The purpose of this pass is to "flatten" the code representation into a sequence of assignment statements followed by a "return" statement. The let statements are gone, replaced by assignments. There is no more nesting of expressions, unless you consider the sequence of assignments "nesting".

The input language to the pass is Lvar_mon and the output language is Cvar, defined in the files cvar.ml[i]. The name Cvar was chosen because the straight-line nature of the code is very similar to the way code is represented in a C language program.

The source code consists of five functions:

convert_atom
convert_exp
explicate_assign
explicate_tail
explicate_control

explicate_control is supplied for you. convert_atom and convert_exp are straightforward. explicate_tail converts an expression in tail position, while explicate_assign converts an assignment statement followed by an already-converted tail expression.

The transformation is described in lecture 4 and chapter 2 of the textbook (section 2.6). (There is also a skeleton implementation in Racket, which may be helpful.) Note that in the textbook, the phrase "the right-hand side of a let" means "the binding expression of a let"; schematically, a let expression looks like this:

(let <binding variable> <binding expression> <body>)

In both explicate_tail and explicate_assign, the only (slightly) tricky case is the let case. Here are some hints for this case:

explicate_tail has to call explicate_assign.
In explicate_assign, the transformation is basically this:
```
(let (v (let (v' e1) e2)) tl)
-->
(let (v' e1) (let (v e2) tl))
```
The code for this is quite simple.

The total code you need to write is considerably less than 100 lines.

Select instructions

[File: select_instructions.ml]

This is the first of several passes collectively called the "back end". Their job is to convert the code into x86-64 assembly language. There are three intermediate languages specific to these passes:

x86var (x86var.ml[i])

This language mixes assembly language instructions with variables.
x86int (x86int.ml[i])

This language gets rid of variables. Variables are represented by stack locations (in this assignment) and by a combination of stack locations and registers (in later assignments).
x86asm (x86asm.ml[i])

This language adds extra code (the "prelude" and "conclusion") necessary to make the entire program into a single unit that can be compiled into a full executable program.

The x86asm language

The x86asm intermediate language is not described in the book; the book simply outputs assembly language as a string after the "prelude and conclusion" pass. We think that having another intermediate language is more elegant, and also could eventually be used by an interpreter which interprets the final assembly code directly.

After x86asm, actual assembly code is trivially generated by the "print assembly" pass (print_asm.ml[i]). This code is supplied to you.

In the "select instructions" pass, code is converted from the Cvar language to the x86var language.

The select_instructions.ml file is mostly empty. You have to implement the convert_lt function, which converts a (label, tail) pair (Cvar language) into a (label, block) pair (x86var language). The labels don't change, so essentially you are changing a Cvar tails into x86var blocks (lists of instructions). You will want to write helper functions to do this. (We put ours outside of the convert_lt function; you can do it any way you like.)

Quoting from the textbook:

We recommend implementing the select_instructions [pass] with three auxiliary functions, one for each of the nonterminals of Cvar: atm, stmt, and tail.

The textbook has a good description of how to convert Cvar tails/statements/expressions/atoms into x86var instructions. Note that a single Cvar expression can yield more than one x86var instruction.

The Return instruction requires special treatment. You don't actually generate a Retq instruction since this doesn't actually represent returning from a function (we'll see why in the "prelude and conclusion" pass below). Instead, you have to do the following:

Convert the expression which is the argument of the Return and move that result into the Rax register (this may take one or two instructions, depending on the expression). Note that a function call (which can only be Read here) will automatically return its result into the Rax register.
Emit a Jmp instruction to a label called conclusion.
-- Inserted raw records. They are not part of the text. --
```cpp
int dc_dpmpp_step(const DcDpmParams* p, const float* e_cond, const float* e_uncond, const float* e_img, int ld_e,
                  const float* x, const float* noise, float* x_prev, float* pred_x0, int B, int C, int THW,
                  float* workspace, void* stream);

typedef struct DcSdsParams {
    const float* c1;
    const float* c2;
    const float* w;
    const float* step_size;
    const float* bc2_sqrt;
    const int32_t* step_index;
    int index;
    int weight_type;
    int x0_param;
    int e_nchw;
    float cfg_scale;
    float guidance_rescale;
    float beta2, eps;
    float one_minus_beta1;
    float one_minus_beta2;
    float decay;
    float grad_scale;
    int64_t noise_step_stride;
    float* loss;
} DcSdsParams;

int dc_sds_noise(const DcSdsParams* p, const float* latent, const float* noise, float* x_t, int B, int64_t n_per_clip,
                 void* stream);

int dc_sds_step(const DcSdsParams* p, const float* e_cond, const float* e_uncond, int ld_e, const float* x_t,
                float* latent, float* m, float* v, int B, int C, int THW, float* workspace, void* stream);

int dc_cross_attn_dual_d64(const uint16_t* q, const uint16_t* k, const uint16_t* v, const uint16_t* k2, const uint16_t* v2,
                           uint16_t* o, int ldq, int ldkv, int ldo, int batch, int heads, int Lq, int Lk, int Lk2,
                           int64_t q_bstride, int64_t kv_bstride, float scale, float scale2, void* stream);

int dc_ff_geglu_fused320(const uint16_t* x, int ldx, const float* ln_gamma, const float* ln_beta, float ln_eps,
                         const uint16_t* w1, const float* b1, const uint16_t* w2p, const float* b2, const uint16_t* residual,
                         int ldr, uint16_t* out, int ldo, int M, void* stream);

int dc_ff_geglu_proj_fused320(const uint16_t* x, int ldx, const float* ln_gamma, const float* ln_beta, float ln_eps,
                              const uint16_t* w1, const float* b1, const uint16_t* w2p, const float* b2, const uint16_t* wp,
                              const float* bp, const uint16_t* residual2, int ldr2, uint16_t* out, int ldo, int M, void* stream);

int dc_ln_linear(const uint16_t* x, int ldx, int K, const float* ln_gamma, const float* ln_beta, float ln_eps, const uint16_t* w,
                 const float* bias, uint16_t* out, int ldo, int M, int N, void* stream);
int dc_groupnorm_stats(const uint16_t* x, int ldx, int C, int groups, int n_inst, int rows_per_inst, float eps,
                       float* workspace, float* stats_out, void* stream);
int dc_gn_linear(const uint16_t* x, int ldx, int K, const float* gamma, const float* beta, const float* stats, int groups,
                 int rows_per_inst, const uint16_t* w, const float* bias, uint16_t* out, int ldo, int M, int N, void* stream);

int dc_linear_residual(const uint16_t* x, int ldx, int K, const uint16_t* w, const float* bias, const uint16_t* residual, int ldr,
                       uint16_t* out, int ldo, int M, int N, void* stream);

int dc_ln_qkv_temporal_attn320(const uint16_t* x, int ldx, const float* ln_gamma, const float* ln_beta, float ln_eps,
                               const uint16_t* wqkv, uint16_t* out, int ldo, int B, int T, int HW, float scale, void* stream);
int dc_ln_qkv_temporal_attn640(const uint16_t* x, int ldx, const float* ln_gamma, const float* ln_beta, float ln_eps,
                               const uint16_t* wqkv, uint16_t* out, int ldo, int B, int T, int HW, float scale, void* stream);
// ... 58 lines not shown
```

Before: 2.664 frames/s.

## Add register-resident single-pass GroupNorm kernel for eligible shapes

Adds a GroupNorm kernel in which each block loads its slab of a group instance into registers once, computes the mean and then the centred variance with LDS reductions, and writes the normalized (optionally SiLU) output without re-reading global memory. It replaces the stats-then-apply multi-kernel path whenever a planner finds a thread and vector configuration that fits, and is on by default through an environment or API mode. The goal is to cut global memory traffic and the extra launch. The cost is heavy register pressure from up to 24 uint4 values per thread, plus lower parallelism when there are few instances and groups, which could hurt occupancy on large spatial shapes.

Result: no change. 2.681 frames/s (median of 6 runs) (+0.6%).

```diff
diff --git a/dynamicrafter_amd/_hip.py b/dynamicrafter_amd/_hip.py
--- a/dynamicrafter_amd/_hip.py
+++ b/dynamicrafter_amd/_hip.py
@@ -68,6 +68,8 @@
     "dc_gemm_set_plan": (_I, [_I]),
     "dc_groupnorm": (_I, [_P, _I, _P, _I, _P, _P, _I, _I, _I, _I, _F, _I, _P, _P]),
     "dc_groupnorm_workspace_bytes": (_L, [_I, _I, _I]),
+    "dc_groupnorm_set_onepass": (_I, [_I]),
+    "dc_groupnorm_onepass_eligible": (_I, [_I, _I, _I, _I]),
     "dc_layernorm": (_I, [_P, _I, _P, _I, _P, _P, _I, _I, _F, _P]),
     "dc_flash_attn_d64": (_I, [_P, _P, _P, _P, _I, _I, _I, _I, _I, _I, _I, _I, _L, _L, _F, _I, _F, _P]),
     "dc_ff_geglu_fused320": (_I, [_P, _I, _P, _P, _F, _P, _P, _P, _P, _P, _I, _P, _I, _I, _P]),
diff --git a/dynamicrafter_amd/csrc/norms.hip b/dynamicrafter_amd/csrc/norms.hip
--- a/dynamicrafter_amd/csrc/norms.hip
+++ b/dynamicrafter_amd/csrc/norms.hip
@@ -219,6 +219,200 @@
     }
 }
 
+#define GN1_NV_SMALL 24
+#define GN1_NV_BIG 13
+
+__device__ __forceinline__ void gn1_fold(const float* ch, float* part, int W, int cpg, int g, int rpp, int nwaves, int wpg) {
+    const int wave = threadIdx.x >> 6, lane = threadIdx.x & 63;
+    const int nterms = rpp * cpg;
+    for (int u = wave; u < g * wpg; u += nwaves) {
+        const int G = u / wpg, p = u - G * wpg;
+        float a = 0.f;
+        for (int i = p * 64 + lane; i < nterms; i += 64 * wpg) {
+            const int r = i / cpg, c = i - r * cpg;
+            a += ch[r * W + G * cpg + c];
+        }
+        a = wave_sum(a);
+        if (lane == 0) part[u] = a;
+    }
+}
+
+template <int T, int NV>
+__global__ __launch_bounds__(T) void gn_onepass_kernel(const bf16_t* __restrict__ x, int ldx, bf16_t* __restrict__ y, int ldy,
+                                                       const float* __restrict__ gamma, const float* __restrict__ beta,
+                                                       int cpg, int g, int spi, int rows, int vpr, int rpp, int silu,
+                                                       float eps) {
+    __shared__ float ch_s[T * 8];
+    __shared__ float part_s[64];
+    __shared__ float mean_s[64];
+    __shared__ float rstd_s[64];
+    const int L = xcd_remap(blockIdx.x, gridDim.x);
+    const int inst = L / spi, slab = L - inst * spi;
+    const int tid = threadIdx.x;
+    const bool active = tid < vpr * rpp;
+    const int ro = active ? tid / vpr : 0;
+    const int col = active ? tid - ro * vpr : 0;
+    const int n_t = active && ro < rows ? (rows - ro + rpp - 1) / rpp : 0;
+    const int c0 = slab * g * cpg + col * 8;
+    const char* xb = reinterpret_cast<const char*>(x + (size_t)inst * rows * ldx + slab * g * cpg);
+    uint4 raw[NV];
+#pragma unroll
+    for (int j = 0; j < NV; ++j) {
+        int r = ro + j * rpp;
+        if (r > rows - 1) r = rows - 1;
+        raw[j] = *reinterpret_cast<const uint4*>(xb + (uint32_t)(r * ldx + col * 8) * 2u);
+    }
+    float sc[8], sh[8];
+#pragma unroll
+    for (int e = 0; e < 8; ++e) { sc[e] = gamma[c0 + e]; sh[e] = beta[c0 + e]; }
+    const int ge0 = (col * 8) / cpg;
+    uint32_t gd = 0;
+    {
+        int gi = 0, rem = col * 8 - ge0 * cpg;
+#pragma unroll
+        for (int e = 0; e < 8; ++e) {
+            gd |= (uint32_t)gi << (2 * e);
+            if (++rem == cpg) { rem = 0; ++gi; }
+        }
+    }
+#define GN1_GE(e) (ge0 + (int)((gd >> (2 * (e))) & 3u))
+#define GN1_KEEP_RAW() _Pragma("unroll") for (int j = 0; j < NV; ++j) \
+        asm volatile("" : "+v"(raw[j].x), "+v"(raw[j].y), "+v"(raw[j].z), "+v"(raw[j].w))
+    const int W = vpr * 8;
+    const int nwaves = T / 64;
+    const int wpg = g < nwaves ? nwaves / g : 1;
+    const float inv_n = 1.0f / ((float)rows * (float)cpg);
+    float s[8];
+#pragma unroll
+    for (int e = 0; e < 8; ++e) s[e] = 0.f;
+#pragma unroll
+    for (int j = 0; j < NV; ++j) {
+        if (j < n_t) {
+            float f[8];
+            unpack_bf8(raw[j], f);
+#pragma unroll
+            for (int e = 0; e < 8; ++e) s[e] += f[e];
+        }
+    }
+    if (active) {
+#pragma unroll
+        for (int e = 0; e < 8; ++e) ch_s[tid * 8 + e] = s[e];
+    }
+    __syncthreads();
+    gn1_fold(ch_s, part_s, W, cpg, g, rpp, nwaves, wpg);
+    __syncthreads();
+    if (tid < g) {
+        float a = 0.f;
+        for (int p = 0; p < wpg; ++p) a += part_s[tid * wpg + p];
+        mean_s[tid] = a * inv_n;
+    }
+    __syncthreads();
+    float m[8];
+#pragma unroll
+    for (int e = 0; e < 8; ++e) m[e] = mean_s[GN1_GE(e)];
+    GN1_KEEP_RAW();
+#pragma unroll
+    for (int e = 0; e < 8; ++e) s[e] = 0.f;
+#pragma unroll
+    for (int j = 0; j < NV; ++j) {
+        if (j < n_t) {
+            float f[8];
+            unpack_bf8(raw[j], f);
+#pragma unroll
+            for (int e = 0; e < 8; ++e) { const float d = f[e] - m[e]; s[e] += d * d; }
+        }
+    }
+    if (active) {
+#pragma unroll
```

There is one other peculiarity of this pass that isn't in the book. We've provided a function called fix_label which should be used whenever calling an external function. In this case, the only external function is read_int, which is what a Read instruction in Cvar should compile to. So Read becomes Callq (Label "read_int", 0). (The 0 in Callq (Label "read_int", 0) is the function arity i.e. the number of arguments the function takes.)

However, different operating systems have different conventions for labels. In particular, MacOS requires that function labels (but not other labels!) have an initial underscore, so you should compile this into Callq (Label "_read_int", 0) if you're on a Mac. To make the compiler more independent of the OS it's being run on, we've added the fix_label function, which checks to see if the OS is "MacOS", and if so, prepends the underscore to the label. So instead of converting Read to Callq (Label "read_int", 0), convert it to Callq (Label (fix_label "read_int"), 0).²

Also, chapter 2 of the textbook (section 2.7) describes ways of optimizing certain instructions. For example, an Add expression/assignment of the form v = (+ a1 a2) can be compiled into two instructions, but if a2 is the same as v (i.e. v = (+ a1 v)), it could be compiled into a single addq instruction. This is all well and good, but because of the "uniquify" pass earlier in the compiler, this will never happen, because v = (+ a1 v) would actually become v1 = (+ a1 v2). Therefore, you should not write the code to optimize instructions in this way. (This will also reduce the amount of code you need to write.) There is no reason to add code for situations that can't occur and can't be tested. However, you should definitely use as few instructions as possible (in this case, two instructions).

Note

In later compilers, we will eventually add these optimizations back, because once the language has been sufficiently expanded, these situations can occur.

Assign homes

[File: assign_homes.ml]

The purpose of this pass is to convert variable names into stack locations. Note that in this compiler, we are not storing variables in registers. (In all the later compilers, we will be.) Therefore, this pass will only exist in this compiler; in later compilers, it will be replaced by several register allocation passes. Fortunately, assigning variables to stack slots is straightforward.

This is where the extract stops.